Mere days after the startling events of AVATAR, Dr. Julian Bashir faces his darkest nightmare when Section 31 compels him to undertake amission to stop one of their own. But this renegade is no ordinary agent. Like Bashir, Dr. Ethan Locken is genetically enhanced, a human superior in body and mind. But Locken dreams of remaking the galaxy in his own image -- and creating a new human empire based on the example of the infamous Khan Noonien Singh.

And as he begins to understand the terrifying truth about his opposite number, Bashir will learn more about himself than he ever wanted.




Product Details

ISBN-13: 9780743423342
Publisher: Pocket Books/Star Trek
Publication date: 11/07/2001
Series: Star Trek: Section 31 Series
Format: NOOK Book
Pages: 320
Sales rank: 947,307
File size: 2 MB

Read an Excerpt

Chapter One

Something was almost ready to come out of warp. Something very big.

It was tripping all of Deep Space 9's proximity alarms, lighting up the sensor board in ways Ensign Thirishar ch'Thane had never seen before.

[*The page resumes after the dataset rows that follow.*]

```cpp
typedef struct lt_gather lt_gather;
int  lt_gather_init(lt_ctx* ctx, int rank, int world, const char* id_path, int timeout_s, lt_gather** out);
int  lt_gather_world(lt_gather* g, int* rank, int* world);
int  lt_gather_reserve(lt_gather* g, int records_per_rank);
int  lt_gather_stage(lt_gather* g, int first_slot, int n, int at);
int  lt_gather_records(lt_gather* g, int n_records, lt_lane_record* out_host);
int  lt_gather_host(lt_gather* g, const void* in, size_t bytes, void* out);
int  lt_gather_barrier(lt_gather* g);
void lt_gather_destroy(lt_gather* g);

int  lt_timer_start(lt_ctx* ctx);
int  lt_timer_stop(lt_ctx* ctx, float* ms);
int  lt_set_stage_timing(lt_ctx* ctx, int enabled);
int  lt_stage_reset(lt_ctx* ctx);
int  lt_stage_ms(lt_ctx* ctx, float* ms, int32_t* launches, int n);
const char* lt_stage_name(int stage);
#define LT_NO_CONTEXT (-2147483647 - 1)
int  lt_last_threshold_path(lt_ctx* ctx);
int  lt_last_tophat_path(lt_ctx* ctx);
int  lt_tophat_split_form(int h, int w, int k, int nbands);
int  lt_last_adaptive_path(lt_ctx* ctx);
int  lt_last_overlay_launches(lt_ctx* ctx);

#pragma GCC visibility pop
#ifdef __cplusplus
}
#endif
#endif
```

lane_tracker_amd/_native.py:

```python
import ctypes as C
import math
import os
import subprocess
import weakref

import numpy as np

_HERE = os.path.dirname(os.path.abspath(__file__))
LIB_PATH = os.environ.get("LANE_TRACKER_AMD_LIB") or os.path.join(_HERE, "liblane_tracker_amd.so")
NUM_STAGES = 12
ABI_VERSION = 5

PLANE_R, PLANE_LAB_B, PLANE_TOPHAT_R, PLANE_TOPHAT_B, PLANE_MERGED, PLANE_MASK = range(6)


class NativeError(RuntimeError):
    pass


class Calib(C.Structure):
    _fields_ = [("img_w", C.c_int32), ("img_h", C.c_int32), ("warp_w", C.c_int32), ("warp_h", C.c_int32),
                ("cam_matrix", C.c_double * 9), ("dist_coeffs", C.c_double * 5), ("M", C.c_double * 9)]


# ... 167 lines not shown
    "lt_calib_lab_tables": (C.c_int, [_P, _P, _P]),
    "lt_calib_ellipse": (C.c_int, [C.c_int, _P, C.POINTER(C.c_int)]),
    "lt_gather_init": (C.c_int, [_P, C.c_int, C.c_int, C.c_char_p, C.c_int, C.POINTER(_P)]),
    "lt_gather_world": (C.c_int, [_P, C.POINTER(C.c_int), C.POINTER(C.c_int)]),
    "lt_gather_reserve": (C.c_int, [_P, C.c_int]),
    "lt_gather_stage": (C.c_int, [_P, C.c_int, C.c_int, C.c_int]),
    "lt_gather_records": (C.c_int, [_P, C.c_int, _P]),
    "lt_gather_host": (C.c_int, [_P, _P, C.c_size_t, _P]),
    "lt_gather_barrier": (C.c_int, [_P]),
    "lt_gather_destroy": (None, [_P]),
    "lt_timer_start": (C.c_int, [_P]),
    "lt_timer_stop": (C.c_int, [_P, C.POINTER(C.c_float)]),
    "lt_set_stage_timing": (C.c_int, [_P, C.c_int]),
    "lt_stage_reset": (C.c_int, [_P]),
    "lt_stage_ms": (C.c_int, [_P, C.POINTER(C.c_float), C.POINTER(C.c_int32), C.c_int]),
    "lt_stage_name": (C.c_char_p, [C.c_int]),
    "lt_device_cache_trim": (C.c_int, [C.c_size_t]),
    "lt_device_cache_stats": (C.c_int, [C.POINTER(C.c_size_t), C.POINTER(C.c_size_t), C.POINTER(C.c_size_t), C.POINTER(C.c_int)]),
    "lt_device_cache_counters": (C.c_int, [C.POINTER(C.c_ulonglong)] * 4),
    "lt_host_memory_stats": (C.c_int, [C.POINTER(C.c_size_t)] * 3),
    "lt_set_download_method": (C.c_int, [_P, C.c_int]),
    "lt_download_stats": (C.c_int, [_P, _P, _P, _P, _P, _P]),
    "lt_last_threshold_path": (C.c_int, [_P]),
    "lt_last_tophat_path": (C.c_int, [_P]),
    "lt_tophat_split_form": (C.c_int, [C.c_int, C.c_int, C.c_int, C.c_int]),
    "lt_last_adaptive_path": (C.c_int, [_P]),
    "lt_set_input_format": (C.c_int, [_P, C.c_int, _P]),
    "lt_get_input_format": (C.c_int, [_P, C.POINTER(C.c_int), _P]),
    "lt_set_input_size": (C.c_int, [_P, C.c_int, C.c_int]),
    "lt_get_input_size": (C.c_int, [_P, C.POINTER(C.c_int), C.POINTER(C.c_int)]),
    "lt_get_input_rows": (C.c_int, [_P, C.POINTER(C.c_int), C.POINTER(C.c_int)]),
    "lt_yuv_to_rgb": (C.c_int, [_P, _P, C.c_int, C.c_int, C.c_int, _P, _P]),
    "lt_bayer_to_rgb": (C.c_int, [_P, _P, C.c_int, C.c_int, C.c_int, _P]),
    "lt_set_raw_lut": (C.c_int, [_P, _P]),
    "lt_get_raw_lut": (C.c_int, [_P, _P, C.POINTER(C.c_int)]),
    "lt_set_raw_lut_wide": (C.c_int, [_P, _P, C.c_size_t]),
    "lt_get_raw_lut_wide": (C.c_int, [_P, _P, C.c_size_t]),
    "lt_raw16_to_rgb": (C.c_int, [_P, _P, C.c_int, C.c_int, C.c_int, _P, _P]),
    "lt_set_raw_color": (C.c_int, [_P, _P, _P, C.c_int]),
    "lt_get_raw_color": (C.c_int, [_P, _P, _P, C.POINTER(C.c_int)]),
    "lt_raw_to_rgb_color": (C.c_int, [_P, _P, C.c_int, C.c_int, C.c_int, _P, C.c_size_t, _P, _P, _P]),
    "lt_set_raw_shading": (C.c_int, [_P, _P, C.c_int, C.c_int, _P, C.c_int]),
    "lt_get_raw_shading": (C.c_int, [_P, _P, C.POINTER(C.c_int), C.POINTER(C.c_int), _P, C.POINTER(C.c_int)]),
    "lt_get_raw_shading_plane": (C.c_int, [_P, _P]),
    "lt_raw_to_rgb_shaded": (C.c_int, [_P, _P, C.c_int, C.c_int, C.c_int, _P, C.c_size_t, _P, _P, _P, C.c_int, C.c_int, _P, _P]),
    "lt_attach_device_frames": (C.c_int, [_P, _P, C.c_int, C.c_int]),
# ... 1290 lines not shown
        coef = (C.c_double * 3)()
        bad = C.c_int(0)
        _check(self.lib.lt_fit_poly2(self._h, ys.ctypes.data, xs.ctypes.data, int(ys.size), self.warp_h, self.warp_w,
                                     coef, C.byref(bad)))
        if bad.value:
            from .lane_tracker import _minimum_norm_parabola
            return _minimum_norm_parabola(ys, xs)
        return np.array(coef[:], np.float64)

    def timer_start(self):
        _check(self.lib.lt_timer_start(self._h))

    def timer_stop(self):
        ms = C.c_float(0)
        _check(self.lib.lt_timer_stop(self._h, C.byref(ms)))
        return ms.value

    def set_stage_timing(self, enabled):
        _check(self.lib.lt_set_stage_timing(self._h, int(bool(enabled))))

    def last_threshold_path(self):
        return int(self.lib.lt_last_threshold_path(self._h))

    def last_tophat_path(self):
        return int(self.lib.lt_last_tophat_path(self._h))

    def last_adaptive_path(self):
        return int(self.lib.lt_last_adaptive_path(self._h))

    def stage_reset(self):
        _check(self.lib.lt_stage_reset(self._h))

    def stage_ms(self):
        ms = (C.c_float * NUM_STAGES)()
        ln = (C.c_int32 * NUM_STAGES)()
        _check(self.lib.lt_stage_ms(self._h, ms, ln, NUM_STAGES))
        return {self.lib.lt_stage_name(i).decode(): (ms[i], ln[i]) for i in range(NUM_STAGES)}


class Gather:

    def __init__(self, ctx, rank, world, id_path, timeout_s=120):
        self._g = None
        self.ctx, self.lib = ctx, ctx.lib
        g = _P()
        _check(self.lib.lt_gather_init(ctx._h, int(rank), int(world), os.fsencode(id_path), int(timeout_s), C.byref(g)))
# ... 49 lines not shown
```

lane_tracker_amd/csrc/lt_api.cpp:

```cpp
#include <algorithm>
#include <atomic>
#include <cmath>
#include <cstdarg>
#include <cstdio>
#include <cstdlib>
#include <chrono>
#include <condition_variable>
#include <cstring>
#include <deque>
#include <map>
#include <memory>
#include <mutex>
#include <string>
#include <thread>
#include <tuple>
#include <vector>
#include <immintrin.h>
#include <sys/mman.h>
#include <unistd.h>
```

If the readings were accurate -- and he was certain they were -- a subspace displacement of almost unheard-of proportions was heading directly for the station and playing havoc with the long-range sensor arrays. Shar found himself struggling with his console, fighting back his mounting frustration as each klaxon he muted was quickly replaced by another.

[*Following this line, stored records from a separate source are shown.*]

@@ -825,27 +830,20 @@
     FF_TRY(kvp_check(d));
     FF_CHECK(vf && w_kv && dkv && dw_kv && ws && ws_bytes >= kvp_ws_bytes(d, dvf != nullptr), FF_ERR_WORKSPACE,
              "kv_project_bwd: null argument or workspace too small");
-    const size_t es = d->dtype == FF_DTYPE_BF16 ? 2 : 4, gws = kvp_gemm_ws(d);
     const RowMap pV = plain_rows(d->dim_visual), pKV = plain_rows(d->kv_dim);
-    char* terms = (char*)ws + gws;
-    const size_t term_bytes = (size_t)d->rows * d->dim_visual * es;
-    for (int l0 = 0; l0 < d->n_layers; l0 += kKvProjGroup) {
-        const int l1 = std::min(d->n_layers, l0 + kKvProjGroup);
+    for (int l0 = 0; l0 < d->n_layers; l0 += kKvWgradGroup) {
+        const int l1 = std::min(d->n_layers, l0 + kKvWgradGroup);
         Gemm gw(d->dtype, d->kv_dim, d->dim_visual, d->rows);
         gw.a(1, pKV).b(1, pV).c(pV);
+        gw.P.split_k = kvp_wgrad_split(d, l1 - l0);
         for (int l = l0; l < l1; l++) gw.problem(dkv[l], vf, dw_kv[l]);
-        FF_TRY(gw.run(ws, gws, st));
-        if (dvf) {
-            Gemm gx(d->dtype, d->rows, d->dim_visual, d->kv_dim);
-            gx.a(0, pKV).b(1, pV).c(pV);
-            for (int l = l0; l < l1; l++) gx.problem(dkv[l], w_kv[l], terms + (size_t)l * term_bytes);
-            FF_TRY(gx.run(ws, gws, st));
-        }
+        FF_TRY(gw.run(ws, ws_bytes, st));
     }
     if (dvf) {
-        const int cols = d->rows * d->dim_visual;
-        FF_TRY(rows_reduce(d->dtype, d->n_layers, cols, plain_rows(cols), d->n_layers, d->n_layers, terms, dvf,
-                           terms + align_up((size_t)d->n_layers * term_bytes), rows_reduce_workspace(d->n_layers, cols, d->n_layers, d->n_layers), st));
+        Gemm gx(d->dtype, d->rows, d->dim_visual, d->kv_dim);
+        gx.a(0, pKV).b(1, pV).c(pV).problem(dkv[0], w_kv[0], dvf);
+        for (int l = 1; l < d->n_layers; l++) gx.segment(dkv[l], w_kv[l]);
+        FF_TRY(gx.run(ws, ws_bytes, st));
     }
     return FF_OK;
 }
diff --git a/flamingo-mini_amd/csrc/ff_gemm.hip b/flamingo-mini_amd/csrc/ff_gemm.hip
--- a/flamingo-mini_amd/csrc/ff_gemm.hip
+++ b/flamingo-mini_amd/csrc/ff_gemm.hip
@@ -366,7 +366,7 @@
     }
 };
 
-template <int BM, int BN, int AL, int BL, int NS, int WPC, int NPW = 4, int NCW = 4>
+template <int BM, int BN, int AL, int BL, int NS, int WPC, int NPW = 4, int NCW = 4, int KS = 0>
 __global__ __launch_bounds__((NCW + NPW) * 64, WPC * (NCW + NPW) / 4) void gemm_bf16_pc_kernel(const void* hA, const void* hB, int hM, int hN, int hK, int h_split, int h_kps,
                                                            int h_nz, int h_xcd, int h_ald, int h_bld, int h_seg, const GemmParams P) {
     extern __shared__ __attribute__((aligned(16))) unsigned char smem_raw[];
@@ -386,20 +386,26 @@
     const void* opA = hA;
     const void* opB = hB;
     const int tiles_m = (hM + BM - 1) / BM, tiles_n = (hN + BN - 1) / BN;
-    const TileCoord tc = tile_coord(h_nz, h_split, h_xcd & 255, h_xcd >> 8, tiles_m, tiles_n);
-    if (tc.z > 0) { opA = P.p[tc.z].A; opB = P.p[tc.z].B; }
+    const TileCoord tc = tile_coord(KS ? 1 : h_nz, h_split, h_xcd & 255, h_xcd >> 8, tiles_m, tiles_n);
+    if (!KS && tc.z > 0) { opA = P.p[tc.z].A; opB = P.p[tc.z].B; }
     const int m_base = tc.tm * BM, n_base = tc.tn * BN;
-    const int k_begin = tc.split * h_kps;
-    const int k_end = min(hK, k_begin + h_kps);
+    const int k_begin = KS ? 0 : tc.split * h_kps;
+    const int k_end = KS ? hK : min(hK, k_begin + h_kps);
+    int ks_seg = KS ? tc.split * h_kps : 0, ks_k0 = 0;
+    const int ks_end = KS ? min(h_nz, ks_seg + h_kps) : 1;
+    if (KS && ks_seg > 0) { opA = P.seg[ks_seg].A; opB = P.seg[ks_seg].B; }
     const int t = threadIdx.x, l = t & 63;
     const int w = __builtin_amdgcn_readfirstlane(t >> 6);
     const bool producer = w >= NCW;
     const int pw = producer ? w - NCW : w;
     const int wm = (w & (NCW - 1)) >> 1, wn = w & 1;
     bf16* dummy = smem + NS * STAGE + (pw & 3) * 512;
-    const __amdgpu_buffer_rsrc_t ra = __builtin_amdgcn_make_buffer_rsrc((void*)opA, 0, 0x7fffffff, 0x00020000);
-    const __amdgpu_buffer_rsrc_t rb = __builtin_amdgcn_make_buffer_rsrc((void*)opB, 0, 0x7fffffff, 0x00020000);
-    const int nk = (k_end - k_begin + kBK - 1) / kBK;
+    __amdgpu_buffer_rsrc_t ra = __builtin_amdgcn_make_buffer_rsrc((void*)opA, 0, 0x7fffffff, 0x00020000);
+    __amdgpu_buffer_rsrc_t rb = __builtin_amdgcn_make_buffer_rsrc((void*)opB, 0, 0x7fffffff, 0x00020000);
+    const int nk = (KS ? max(ks_end - ks_seg, 0) : 1) * ((k_end - k_begin + kBK - 1) / kBK);
+    const void* nxA = nullptr;
+    const void* nxB = nullptr;
+    if (KS && producer && ks_seg + 1 < ks_end) { nxA = P.seg[ks_seg + 1].A; nxB = P.seg[ks_seg + 1].B; }
 
     f32x4 acc[MT][NT];
 #pragma unroll
@@ -412,12 +418,22 @@
     const unsigned a_step = AL == 0 ? 2u : (unsigned)a_map.ld * 2u, b_step = BL == 0 ? 2u : (unsigned)b_map.ld * 2u;
     auto issue = [&](int tile) {
         bf16* st = smem + (tile % NS) * STAGE;
-        const int k0 = k_begin + tile * kBK;
+        const int k0 = KS ? ks_k0 : k_begin + tile * kBK;
         const bool full = k0 + kBK <= k_end;
         if (full && a_plain) dma_tile_fast<BM, AL, NPW>(ra, st, va, (unsigned)k0 * a_step, pw);
         else dma_tile<BM, AL, NPW>(ra, st, a_map, m_base, hM, k0, k_end, pw, l);
         if (full && b_plain) BS::fast(rb, st + A_ELEMS, vb, (unsigned)k0 * b_step, pw, dummy);
         else BS::slow(rb, st + A_ELEMS, b_map, n_base, hN, k0, k_end, pw, l, dummy);
+        if constexpr (KS != 0) {
+            ks_k0 += kBK;
+            if (ks_k0 >= k_end) {
+                ks_k0 = 0;
+                ks_seg++;
+                ra = __builtin_amdgcn_make_buffer_rsrc((void*)nxA, 0, 0x7fffffff, 0x00020000);
+                rb = __builtin_amdgcn_make_buffer_rsrc((void*)nxB, 0, 0x7fffffff, 0x00020000);
+                if (ks_seg + 1 < ks_end) { nxA = P.seg[ks_seg + 1].A; nxB = P.seg[ks_seg + 1].B; }
+            }
+        }
     };
     if (producer) {
         dma_prepare<BM, AL, NPW>(a_map, m_base, hM, pw, l, va);
@@ -427,7 +443,7 @@
             if (s < nk) issue(s);
     }
     FF_GEMM_ARGS(Q, pr, P);
-    if (tc.z > 0) pr = P.p[tc.z];
+    if (!KS && tc.z > 0) pr = P.p[tc.z];
 #ifdef FF_GEMM_PCMODE
     constexpr int pcmode = FF_GEMM_PCMODE;
 #else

The sudden pins-and-needles sensation in his antennae alerted him to the fact that Commander Vaughn was standing just behind him. Shar tried not to look flustered; the commander had a casual manner about him much of the time, but Vaughn was always an intimidating presence. Most Andorians cultivated a polite, soft-spoken demeanor, even -- some might say especially -- when they were about to slip daggers between each other's ribs, but Shar was still adapting to Vaughn's habit of shifting back and forth between easygoing civility and Starfleet formality.

"Cardassian control interfaces take some getting used to, don't they?" he asked gently, sipping the noisome beverage Shar had learned was called "twig tea."

"Yes, sir," Shar admitted, thoroughly embarrassed. After six weeks as DS9's science officer, he thought he'd finally mastered the idiosyncrasies of his own console. To have the station's new first officer witness his sudden ineptitude was mortifying.

As if sensing his thoughts, Vaughn leaned over for a better view of the readings. "Relax, Ensign," he said. "Given the circumstances, it's no wonder the arrays are going haywire. Stay with it."

Shar let out a breath and concentrated. As he moved his long fingers over the board again, the klaxons finally began to diminish. When the last of them was silenced, Vaughn patted him on the shoulder. "Good. Whenever operating alien technology, I find it's usually helpful to keep in mind the psychology of the people who created it. In this case, extremely detail-oriented, meticulous, and thorough. Redundancies in the system are a given."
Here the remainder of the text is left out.